Looks like you got Ron Jeremy working for you.


----------



## SlimPickins

CatD7 said:


> Looks like you got Ron Jeremy working for you.


..........took me a second.........


----------



## moore

I'm not turning nothing down..


----------



## CatD7

Actually, that's not so bad. I've seen a lot of jobs worse than that. I hung things ALMOST that bad when I was green. Price accordingly and dont guarantee agaisnt cracking!


----------



## moore

CatD7 said:


> Actually, that's not so bad. I've seen a lot of jobs worse than that. I hung things ALMOST that bad when I was green. Price accordingly and dont guarantee agaisnt cracking!


well I'M not green bulldozer ...AND I don't worry much about cracks ..
I use paper :tt2::tt2::tt2::tt2:


----------



## SlimPickins

moore said:


> I'm not turning nothing down..


Shoot man, after this last job that looks like graaaaaavy!


----------



## CatD7

moore said:


> well I'M not green bulldozer ...AND I don't worry much about cracks ..
> I use paper :tt2::tt2::tt2::tt2:


 

I don't worry about cracks either. I use mesh!


----------



## moore

h/os:blink: They ripped the vinyl off the ceiling ,but left all 2000 roofing nails sticking out 1/4 '' The 1bys are are nailed up with 16p .....

I fixed it...... When I got there this morning I couldn't see the floor ...I don't care for h/o....I really don't..


----------



## gazman

I cant believe that they still use 1bys. If that were here it would be steel battens or furring.
You are right about H/O`s most are total pains in the butt. Good to see you let Tuco have a little breather while you take the pics, he`s been working hard:yes:


----------



## Final touch drywall

Moore,when you gonna hire a helper>>>>Looks like you have your hands full @ the moment.

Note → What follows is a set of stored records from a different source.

__device__ __forceinline__ void quad(const uint4& vals, uint32_t* lv0, uint32_t* lv1, size_t q ,
                                     Dg& out) {
    Dg a, b, c, d, n0, n1;
    hleaf(vals.x, a); hleaf(vals.y, b); hleaf(vals.z, c); hleaf(vals.w, d);
    dg_store(lv0 + 8 * (4 * q), a); dg_store(lv0 + 8 * (4 * q + 1), b);
    dg_store(lv0 + 8 * (4 * q + 2), c); dg_store(lv0 + 8 * (4 * q + 3), d);
    hnode(a, b, n0);
    hnode(c, d, n1);
    dg_store(lv1 + 8 * (2 * q), n0);
    dg_store(lv1 + 8 * (2 * q + 1), n1);
    hnode(n0, n1, out);
}

template <uint32_t TPB>
__device__ __forceinline__ void lds_two_levels(uint4* lds, const Dg& mine, uint32_t* lv2, uint32_t* lv3, uint32_t* lv4,
                                               size_t g2 ) {
    uint4* A = lds;
    uint4* B = lds + 2 * TPB;
    const uint32_t t = threadIdx.x;
    dg_store(lv2 + 8 * (g2 + t), mine);
    dg_lds_store(A + 2 * t, mine);
    lds_barrier();
    if (t < TPB / 2) {
        Dg l, r, o;
        dg_lds_load(A + 4 * t, l); dg_lds_load(A + 4 * t + 2, r);
        hnode(l, r, o);
        dg_lds_store(B + 2 * t, o);
        dg_store(lv3 + 8 * (g2 / 2 + t), o);
    }
    lds_barrier();
    if (t < TPB / 4) {
        Dg l, r, o;
        dg_lds_load(B + 4 * t, l); dg_lds_load(B + 4 * t + 2, r);
        hnode(l, r, o);
        dg_store(lv4 + 8 * (g2 / 4 + t), o);
    }
}

__device__ __forceinline__ bool gated_off(const LayerTask& t) {
    return t.gst && t.gidx >= 0 && !t.gst->active[t.gidx];
}

__device__ __forceinline__ uint32_t pair_beta(const LayerTask& t) { return t.gst->beta_mont[t.gidx]; }

template <bool FOLD, bool COMMIT, uint32_t TPB, bool PAIR = false>
__global__ __launch_bounds__(TPB) void k_layer_leaf(LayerTask t) {
    if (gated_off(t)) return;
    __shared__ uint4 lds[3 * TPB];
    __shared__ int32_t red[3 * (TPB / 64)];
    const uint32_t L = t.L;
    const size_t wg = PAIR ? (size_t)blockIdx.x + t.wg_base : (size_t)blockIdx.x;
    const size_t q = wg * TPB + threadIdx.x;
    uint4 v;
    if (FOLD) {
        const size_t half = (size_t)1 << L;
        const uint32_t beta_m = COMMIT ? t.st->beta_mont[t.k - 1] : (PAIR ? pair_beta(t) : t.beta_m);
        uint4 a = reinterpret_cast<const uint4*>(t.prev)[q];
        uint4 b = reinterpret_cast<const uint4*>(PAIR ? t.prev2 : t.prev + half)[q];
        uint4 x = reinterpret_cast<const uint4*>(t.xinv)[q];
        v.x = fold_one(a.x, b.x, x.x, beta_m); v.y = fold_one(a.y, b.y, x.y, beta_m);
        v.z = fold_one(a.z, b.z, x.z, beta_m); v.w = fold_one(a.w, b.w, x.w, beta_m);
        reinterpret_cast<uint4*>(t.values)[q] = v;
    } else {
        v = reinterpret_cast<const uint4*>(t.values)[q];
    }
    uint32_t* tr = t.tree;
    Dg top;
    quad(v, tr + 8 * level_offset(L, 0), tr + 8 * level_offset(L, 1), q, top);
    if (COMMIT) coef_task(t, blockIdx.x, gridDim.x, red);
    lds_two_levels<TPB>(lds, top, tr + 8 * level_offset(L, 2), tr + 8 * level_offset(L, 3),
                        tr + 8 * level_offset(L, 4), wg * TPB);
}

#ifndef WIDE_PAIR_MAX
#define WIDE_PAIR_MAX (1u << 16)
#endif

__host__ __device__ __forceinline__ uint32_t wide_levels(uint32_t L) { return L <= 8 + TOP_LOG ? 8u : 4u; }

template <bool FOLD, bool COMMIT, bool PAIR = false>
__global__ __launch_bounds__(256) void k_layer_leaf_wide(LayerTask t) {
    if (gated_off(t)) return;
    STAMP(COMMIT && blockIdx.x == 0 && threadIdx.x == 0, 60);
    __shared__ uint4 lds[2 * 256 + 2 * 128];
    __shared__ int32_t red[12];
    __shared__ SchedLds sl;
    sched_init(&sl);
    const uint32_t L = t.L;
    const size_t wg = PAIR ? (size_t)blockIdx.x + t.wg_base : (size_t)blockIdx.x;
    const size_t grid = PAIR ? (size_t)t.wg_total : (size_t)gridDim.x;
    const size_t i = wg * 256 + threadIdx.x;
    uint32_t v;
    if (FOLD) {
        const size_t half = (size_t)1 << L;
        const uint32_t beta_m = COMMIT ? t.st->beta_mont[t.k - 1] : (PAIR ? pair_beta(t) : t.beta_m);
        v = fold_one(t.prev[i], PAIR ? t.prev2[i] : t.prev[i + half], t.xinv[i], beta_m);
        t.values[i] = v;
    } else {
        v = t.values[i];
    }
    uint32_t* tr = t.tree;
    Dg d;
    cleaf(v, d);
    dg_store(tr + 8 * i, d);
    uint4* A = lds;
    uint4* B = lds + 2 * 256;
    dg_lds_store(A + 2 * threadIdx.x, d);
    lds_barrier();
    STAMP(COMMIT && blockIdx.x == 0 && threadIdx.x == 0, 61);
    uint32_t cnt = 256;
    const shaq::Role qr = shaq::role_of(threadIdx.x);
    if (grid * 128 < WIDE_PAIR_MAX) chain_prio();
    const uint32_t nlev = wide_levels(L);
#pragma unroll 1
    for (uint32_t j = 1; j <= nlev; j++) {
        cnt >>= 1;
        uint32_t* out = tr + 8 * (level_offset(L, j) + (wg << (8 - j)));
        if ((size_t)cnt * grid < WIDE_PAIR_MAX) {
            pair_level_s(A, B, out, threadIdx.x, cnt, qr, &sl, j);
        } else if (threadIdx.x < cnt) {
            Dg a, b, o;
            dg_lds_load(A + 4 * threadIdx.x, a);
            dg_lds_load(A + 4 * threadIdx.x + 2, b);
            hnode(a, b, o);
            dg_lds_store(B + 2 * threadIdx.x, o);
            dg_store(out + 8 * threadIdx.x, o);
        }
        if (COMMIT && j == 2 && threadIdx.x >= 128) coef_slice(t, blockIdx.x, gridDim.x, red, 128, 128);
        lds_barrier();
        uint4* tmp = A; A = B; B = tmp;
    }
    if (COMMIT && threadIdx.x == 128) coef_combine(t, blockIdx.x, red, 2);
    STAMP(COMMIT && blockIdx.x == 0 && threadIdx.x == 0, 62);
}

__device__ __forceinline__ void reduce_mx(const int32_t* in, int32_t* out, uint32_t w, uint32_t R) {
    if (threadIdx.x >= 64) return;
    Mx3 m;
    if (threadIdx.x < R) m.load(in, R * w + threadIdx.x);
    m.wave_max();
    if (threadIdx.x == 0) m.store(out, w);
}

__global__ __launch_bounds__(512) void k_tree_mid(uint32_t* tree, uint32_t L, uint32_t l, const DevState* st,
                                                  int gate, const int32_t* mx_in, int32_t* mx_out, uint32_t R) {
    if (st && gate >= 0 && !st->active[gate]) return;
    constexpr uint32_t NIN = 1024;
    __shared__ uint4 lds[NIN + NIN / 2];
    __shared__ SchedLds sl;
    sched_init(&sl);
    uint4* A = lds;
    uint4* B = lds + NIN;
    const uint32_t t = threadIdx.x;
    const size_t base = (size_t)blockIdx.x * NIN;
    const uint32_t* in = tree + 8 * level_offset(L, l);
    {
        Dg a, b, o;
        dg_load(in + 8 * (base + 2 * t), a);
        dg_load(in + 8 * (base + 2 * t + 1), b);
        if (mx_in) reduce_mx(mx_in, mx_out, blockIdx.x, R);
        hnode(a, b, o);
        dg_lds_store(A + 2 * t, o);
        dg_store(tree + 8 * (level_offset(L, l + 1) + (base >> 1) + t), o);
    }
    lds_barrier();
    const shaq::Role qr = shaq::role_of(t);
    uint32_t cnt = NIN / 2;
#pragma unroll 1
    for (uint32_t j = 2; j <= 4; j++) {
        cnt >>= 1;
        uint32_t* out = tree + 8 * (level_offset(L, l + j) + (base >> j));
        const bool narrow = (size_t)cnt * gridDim.x < WIDE_PAIR_MAX;
        if (narrow) {
            pair_level_s(A, B, out, t, cnt, qr, &sl, j);
        } else if (t < cnt) {
            Dg a, b, o;
            dg_lds_load(A + 4 * t, a);
            dg_lds_load(A + 4 * t + 2, b);
            hnode(a, b, o);
            dg_lds_store(B + 2 * t, o);
            dg_store(out + 8 * t, o);
        }
        lds_barrier();
        uint4* tmp = A; A = B; B = tmp;
    }
}

__global__ __launch_bounds__(256) void k_tree_mid8(uint32_t* tree, uint32_t L, uint32_t l, const DevState* st,
                                                   int gate, const int32_t* mx_in, int32_t* mx_out, uint32_t R) {
    if (st && gate >= 0 && !st->active[gate]) return;
    chain_prio();
    __shared__ uint4 lds[256 + 128];
    __shared__ SchedLds sl;
    sched_init(&sl);
    uint4* A = lds;
    uint4* B = lds + 256;
    const uint32_t t = threadIdx.x;
    const size_t base = (size_t)blockIdx.x * 256;
    const uint32_t* in = tree + 8 * level_offset(L, l);
    const shaq::Role qr = shaq::role_of(t);
    {
        const uint32_t q = t >> 1, half = (t & 1u) ^ 1u;
        Dg a, b;
        dg_load(in + 8 * (base + 2 * q), a);
        dg_load(in + 8 * (base + 2 * q + 1), b);
        if (mx_in) reduce_mx(mx_in, mx_out, blockIdx.x, R);
        uint32_t o[4];
        shaq::node(a.w, b.w, o, qr);
        const uint4 v = make_uint4(o[0], o[1], o[2], o[3]);
        A[2 * q + half] = v;
        reinterpret_cast<uint4*>(tree + 8 * (level_offset(L, l + 1) + (base >> 1) + q))[half] = v;
    }
    lds_barrier();
    uint32_t cnt = 128;
#pragma unroll 1
    for (uint32_t j = 2; j <= 8; j++) {
        cnt >>= 1;
        pair_level_s(A, B, tree + 8 * (level_offset(L, l + j) + (base >> j)), t, cnt, qr, &sl, j);
        lds_barrier();
        uint4* tmp = A; A = B; B = tmp;
    }
}

__device__ __forceinline__ void ktouch(const void* sym) {
    uint32_t a, b, c, d;
    asm volatile("s_nop 4\n\t"
                 "s_load_dword %0, %4, 0x0\n\ts_load_dword %1, %4, 0x40\n\t"
                 "s_load_dword %2, %4, 0x80\n\ts_load_dword %3, %4, 0xc0\n\t"
                 "s_waitcnt lgkmcnt(0)"
                 : "=&s"(a), "=&s"(b), "=&s"(c), "=&s"(d)
                 : "s"(sym)
                 : "memory");
}
__device__ __forceinline__ void kcache_touch_sha_tables() {
    ktouch(&shaf::KTAB[0]);
    ktouch(&shaf::PAD_KW_C.kw[0]);
    ktouch(&shaf::PAD_KW_1024.kw[0]);
    ktouch(&shaf::PAD_KW_1536.kw[0]);
}

__device__ __forceinline__ uint32_t hexch(uint32_t nib) { return nib < 10u ? 0x30u + nib : 0x57u + nib; }
__device__ __forceinline__ void hex2(uint32_t x, uint32_t& hi, uint32_t& lo) {
    hi = (hexch(x >> 28) << 24) | (hexch((x >> 24) & 15u) << 16) | (hexch((x >> 20) & 15u) << 8) | hexch((x >> 16) & 15u);
    lo = (hexch((x >> 12) & 15u) << 24) | (hexch((x >> 8) & 15u) << 16) | (hexch((x >> 4) & 15u) << 8) | hexch(x & 15u);
}
__device__ __forceinline__ uint32_t hexhex(uint32_t b) {
    const uint32_t x = ((b & 0xF0u) << 12) | (b & 0x0Fu);
    const uint32_t ge = ((x + 0x00060006u) >> 4) & 0x00010001u;
    return 0x33303330u + x + ge * 0x2F7u;
}

enum { CJ_REHASH = 0, CJ_MID = 2, CJ_ROOT = 3, CJ_FINAL = 6, CJ_END_ROUND = 6, CJ_END_FINAL = 8 };

__device__ __forceinline__ void chan_job(int j, uint32_t cs[8], uint32_t X[4], uint32_t has, const uint4* root_lds,
                                         uint32_t fv, const shaq::Role& R) {
    j = __builtin_amdgcn_readfirstlane(j);
    has = __builtin_amdgcn_readfirstlane(has);
    uint32_t w[16];
    const bool pad = (j == 1) || (j == 5);
    if (j == 0 || j == 2 || j == 6) {
#pragma unroll
        for (int i = 0; i < 8; i++) hex2(cs[i], w[2 * i], w[2 * i + 1]);
#pragma unroll
        for (int i = 0; i < 4; i++) X[i] = R.iv[i];
    } else if (j == 3 || j == 4) {
        const uint32_t b = (__lane_id() & 15u) + (j == 4 ? 16u : 0u);
        const uint32_t rw = reinterpret_cast<const uint32_t*>(root_lds)[b >> 2];
        const uint32_t hh = hexhex((rw >> (24 - 8 * (b & 3))) & 255u);
#pragma unroll
        for (int jj = 0; jj < 16; jj++) w[jj] = __builtin_amdgcn_readlane(hh, jj);
        if (j == 3 && !has) {
#pragma unroll
            for (int i = 0; i < 4; i++) X[i] = R.iv[i];
        }
    } else if (j == 7) {
#pragma unroll
        for (int i = 0; i < 16; i++) w[i] = 0u;
        w[0] = 0x30303030u; w[1] = 0x30303030u;
        hex2(fv, w[2], w[3]);
        w[4] = 0x80000000u;
        w[15] = 80u * 8u;
    }
    if (pad) shaq::compress_kw(X, j == 1 ? shaf::PAD_KW_C.kw : (has ? shaf::PAD_KW_1536.kw : shaf::PAD_KW_1024.kw), R);
    else shaq::compress(X, w, R);
    if (j == 1 || j == 5 || j == 7) {
#pragma unroll
        for (int i = 0; i < 4; i++) {
            const uint32_t o = shaq::swap01(X[i]);
            cs[i] = R.is_a ? X[i] : o;
            cs[4 + i] = R.is_a ? o : X[i];
        }
    }
}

Stagger those butts more.Makes for an easier & nicer finish.


----------



## moore

Final touch drywall said:


> Moore,when you gonna hire a helper>>>>Looks like you have your hands full @ the moment.
> 
> Stagger those butts more.Makes for an easier & nicer finish.


I know your right on the butts ,,I was tight on the rock .. I only hang small jobs myself sub out the rest. I could use help on the finishing at times.


----------



## moore

Final touch drywall said:


> Moore,when you gonna hire a helper>>>>Looks like you have your hands full @ the moment.
> 
> Stagger those butts more.Makes for an easier & nicer finish.


br549


----------



## moore

Final touch drywall said:


> Moore,when you gonna hire a helper>>>>Looks like you have your hands full @ the moment.
> 
> Stagger those butts more.Makes for an easier & nicer finish.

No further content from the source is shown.